### Task to complete
Go through the entries below and return every line that contains "void".

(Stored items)
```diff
-            f[2 * k4 + 1] = p.aact == JG_ACT_SILU ? silu_f(u1) : act_rt(u1, p.aact);
+            f[2 * k4] = ACT == ACT_RT ? act_rt(u0, p.aact) : act_f<ACT>(u0);
+            f[2 * k4 + 1] = ACT == ACT_RT ? act_rt(u1, p.aact) : act_f<ACT>(u1);
           }
           *reinterpret_cast<uint4*>(ay + ks * 32) = pack8<T>(f);
         }
       }
-      const int tn = t + PF * nwaves;
-      if (tn < ntiles) load_tile(tn, ring[s]);
+      if (GNB) load_tile(t + PF < t1 ? t + PF : t, ring[s]);
+      else if (t + PF < t1) load_tile(t + PF, ring[s]);
+      __builtin_amdgcn_sched_barrier(0);
+      if constexpr (GNB) {
+#pragma unroll
+        for (int pr = 0; pr < PAIRS; ++pr) {
+          asm volatile("" : "+v"(egx[pr].x), "+v"(egx[pr].y), "+v"(egx[pr].z), "+v"(egx[pr].w));
+          asm volatile("" : "+v"(egd[pr].x), "+v"(egd[pr].y), "+v"(egd[pr].z), "+v"(egd[pr].w));
+        }
+        if (has1) {
+#pragma unroll
+          for (int pr = 0; pr < PAIRS; ++pr) asm volatile("" : "+v"(ea1[pr].x), "+v"(ea1[pr].y), "+v"(ea1[pr].z), "+v"(ea1[pr].w));
+        }
+        if (has2) {
+#pragma unroll
+          for (int pr = 0; pr < PAIRS; ++pr) asm volatile("" : "+v"(ea2[pr].x), "+v"(ea2[pr].y), "+v"(ea2[pr].z), "+v"(ea2[pr].w));
+        }
+      } else if (res) {
+#pragma unroll
+        for (int pr = 0; pr < PAIRS; ++pr) asm volatile("" : "+v"(rf[pr].x), "+v"(rf[pr].y), "+v"(rf[pr].z), "+v"(rf[pr].w));
+      }
 #pragma unroll
       for (int pr = 0; pr < PAIRS; ++pr) {
         float o[8] = {acc[pr][0][0], acc[pr][0][1], acc[pr][0][2], acc[pr][0][3], acc[pr][1][0], acc[pr][1][1], acc[pr][1][2], acc[pr][1][3]};
-        float r8[8];
-        if (res) unpack8<T>(rf[pr], r8);
-#pragma unroll
-        for (int j = 0; j < 8; ++j) o[j] = GNB ? p.alpha * o[j] : p.alpha * o[j] + bs[pr][j] + (res ? p.res_scale * r8[j] : 0.f);
-        if (GNB) {
-          constexpr int NC = PAIRS * 32;
-          const int cl = pr * 32 + g * 8, cg = n0 + cl;
+        if constexpr (GNB) {
+          const int cl = pr * 32 + g * 8;
           float fx[8], fd[8], ca[8], cb[8], cP[8], cQ[8], cR[8];
-          unpack8<T>(*reinterpret_cast<const uint4*>((const T*)p.bgx + prow * p.bldgx + cg), fx);
-          unpack8<T>(*reinterpret_cast<const uint4*>((const T*)p.bgdy + prow * p.bldgdy + cg), fd);
+          unpack8<T>(egx[pr], fx);
+          unpack8<T>(egd[pr], fd);
 #pragma unroll
           for (int h = 0; h < 2; ++h) {
             *reinterpret_cast<float4*>(ca + 4 * h) = *reinterpret_cast<const float4*>(wab + cl + 4 * h);
@@ -133,24 +266,34 @@
           }
 #pragma unroll
           for (int j = 0; j < 8; ++j) {
+            o[j] = p.alpha * o[j];
             float du = fd[j];
-            if (p.bact != JG_ACT_NONE) du *= act_grad_rt(ca[j] * fx[j] + cb[j], p.bact);
+            if (ACT == ACT_RT) {
+              if (p.bact != JG_ACT_NONE) du *= act_grad_rt(ca[j] * fx[j] + cb[j], p.bact);
+            } else if (ACT != JG_ACT_NONE) {
+              du *= act_grad_f<ACT>(ca[j] * fx[j] + cb[j]);
+            }
             o[j] += du * cP[j] + fx[j] * cQ[j] + cR[j];
           }
-          if (p.badd1) {
+          if (has1) {
             float fa[8];
-            unpack8<T>(*reinterpret_cast<const uint4*>((const T*)p.badd1 + prow * p.bldadd1 + cg), fa);
+            unpack8<T>(ea1[pr], fa);
 #pragma unroll
             for (int j = 0; j < 8; ++j) o[j] += p.bsc1 * fa[j];
           }
-          if (p.badd2) {
+          if (has2) {
             float fa[8];
-            unpack8<T>(*reinterpret_cast<const uint4*>((const T*)p.badd2 + prow * p.bldadd2 + cg), fa);
+            unpack8<T>(ea2[pr], fa);
 #pragma unroll
             for (int j = 0; j < 8; ++j) o[j] += p.bsc2 * fa[j];
           }
-        }
-        *reinterpret_cast<uint4*>(y + prow * p.ldy + n0 + pr * 32 + g * 8) = pack8<T>(o);
+        } else {
+          float r8[8];
+          if (res) unpack8<T>(rf[pr], r8);
+#pragma unroll
+          for (int j = 0; j < 8; ++j) o[j] = p.alpha * o[j] + bs[pr][j] + (res ? p.res_scale * r8[j] : 0.f);
+        }
+        *reinterpret_cast<uint4*>(y + prow * p.ldy + cg + pr * 32) = pack8<T>(o);
         if (GNB) __builtin_amdgcn_sched_barrier(0);
       }
     }
@@ -285,34 +428,36 @@
 }
 
 
-template <typename T, int PAIRS, int KS>
-void launch_1x1(const ConvP& p, hipStream_t st) {
-  const int ntiles = p.M / 16;
-  const int ngroups = p.N / (PAIRS * 32);
+inline dim3 grid_1x1(int ntiles, int ngroups) {
   int bx = (ntiles + 3) / 4;
   const int cap = 256 * 8 / ngroups > 64 ? 256 * 8 / ngroups : 64;
   if (bx > cap) bx = cap;
-  if (p.aab) {
-    jg_note_kernel("conv1x1_stream_kernel+gn_apply");
-    hipLaunchKernelGGL((conv1x1_stream_kernel<T, PAIRS, KS, true>), dim3(bx, ngroups), dim3(256), 0, st, p, ntiles);
-  } else if (p.bgx) {
-    jg_note_kernel("conv1x1_stream_kernel+gn_bwd_apply");
-    hipLaunchKernelGGL((conv1x1_stream_kernel<T, PAIRS, KS, false, true>), dim3(bx, ngroups), dim3(256), 0, st, p, ntiles);
-  } else {
-    jg_note_kernel("conv1x1_stream_kernel");
-    hipLaunchKernelGGL((conv1x1_stream_kernel<T, PAIRS, KS>), dim3(bx, ngroups), dim3(256), 0, st, p, ntiles);
-  }
+  return dim3(bx, ngroups);
 }
 
 template <typename T, int PAIRS, int KS>
 void launch_1x1_plain(const ConvP& p, hipStream_t st) {
   const int ntiles = p.M / 16;
-  const int ngroups = p.N / (PAIRS * 32);
-  int bx = (ntiles + 3) / 4;
-  const int cap = 256 * 8 / ngroups > 64 ? 256 * 8 / ngroups : 64;
-  if (bx > cap) bx = cap;
   jg_note_kernel("conv1x1_stream_kernel");
-  hipLaunchKernelGGL((conv1x1_stream_kernel<T, PAIRS, KS>), dim3(bx, ngroups), dim3(256), 0, st, p, ntiles);
+  hipLaunchKernelGGL((conv1x1_stream_kernel<T, PAIRS, KS>), grid_1x1(ntiles, p.N / (PAIRS * 32)), dim3(256), 0, st, p, ntiles);
+}
+
+template <typename T, int PAIRS, int KS, bool GNB>
+void launch_1x1_runs(const ConvP& p, hipStream_t st) {
+  const int ntiles = p.M / 16;
+  const dim3 grid = grid_1x1(ntiles, p.N / (PAIRS * 32));
+  const int act = GNB ? p.bact : p.aact;
+  jg_note_kernel(GNB ? "conv1x1_stream_kernel+gn_bwd_apply" : "conv1x1_stream_kernel+gn_apply");
+  if (act == JG_ACT_SILU) hipLaunchKernelGGL((conv1x1_stream_runs_kernel<T, PAIRS, KS, GNB, JG_ACT_SILU>), grid, dim3(256), 0, st, p, ntiles);
+  else if (act == JG_ACT_NONE) hipLaunchKernelGGL((conv1x1_stream_runs_kernel<T, PAIRS, KS, GNB, JG_ACT_NONE>), grid, dim3(256), 0, st, p, ntiles);
+  else hipLaunchKernelGGL((conv1x1_stream_runs_kernel<T, PAIRS, KS, GNB, ACT_RT>), grid, dim3(256), 0, st, p, ntiles);
+}
+
+template <typename T, int PAIRS, int KS>
+void launch_1x1(const ConvP& p, hipStream_t st) {
+  if (p.aab) launch_1x1_runs<T, PAIRS, KS, false>(p, st);
+  else if (p.bgx) launch_1x1_runs<T, PAIRS, KS, true>(p, st);
+  else launch_1x1_plain<T, PAIRS, KS>(p, st);
 }
 
 template <typename T>
@@ -339,7 +484,10 @@
   }
   switch (ks) {
     case 2: wide ? launch_1x1<T, 4, 2>(p, st) : launch_1x1<T, 2, 2>(p, st); return true;
-    case 4: launch_1x1<T, 2, 4>(p, st); return true;
+    case 4:
+      if (wide && p.bgx) launch_1x1_runs<T, 4, 4, true>(p, st);
+      else launch_1x1<T, 2, 4>(p, st);
+      return true;
     case 6: launch_1x1<T, 2, 6>(p, st); return true;
     case 8: launch_1x1<T, 2, 8>(p, st); return true;
     default: return false;
```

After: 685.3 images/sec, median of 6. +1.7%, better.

### Task output
-void launch_1x1(const ConvP& p, hipStream_t st) {
 void launch_1x1_plain(const ConvP& p, hipStream_t st) {
+void launch_1x1_runs(const ConvP& p, hipStream_t st) {
+void launch_1x1(const ConvP& p, hipStream_t st) {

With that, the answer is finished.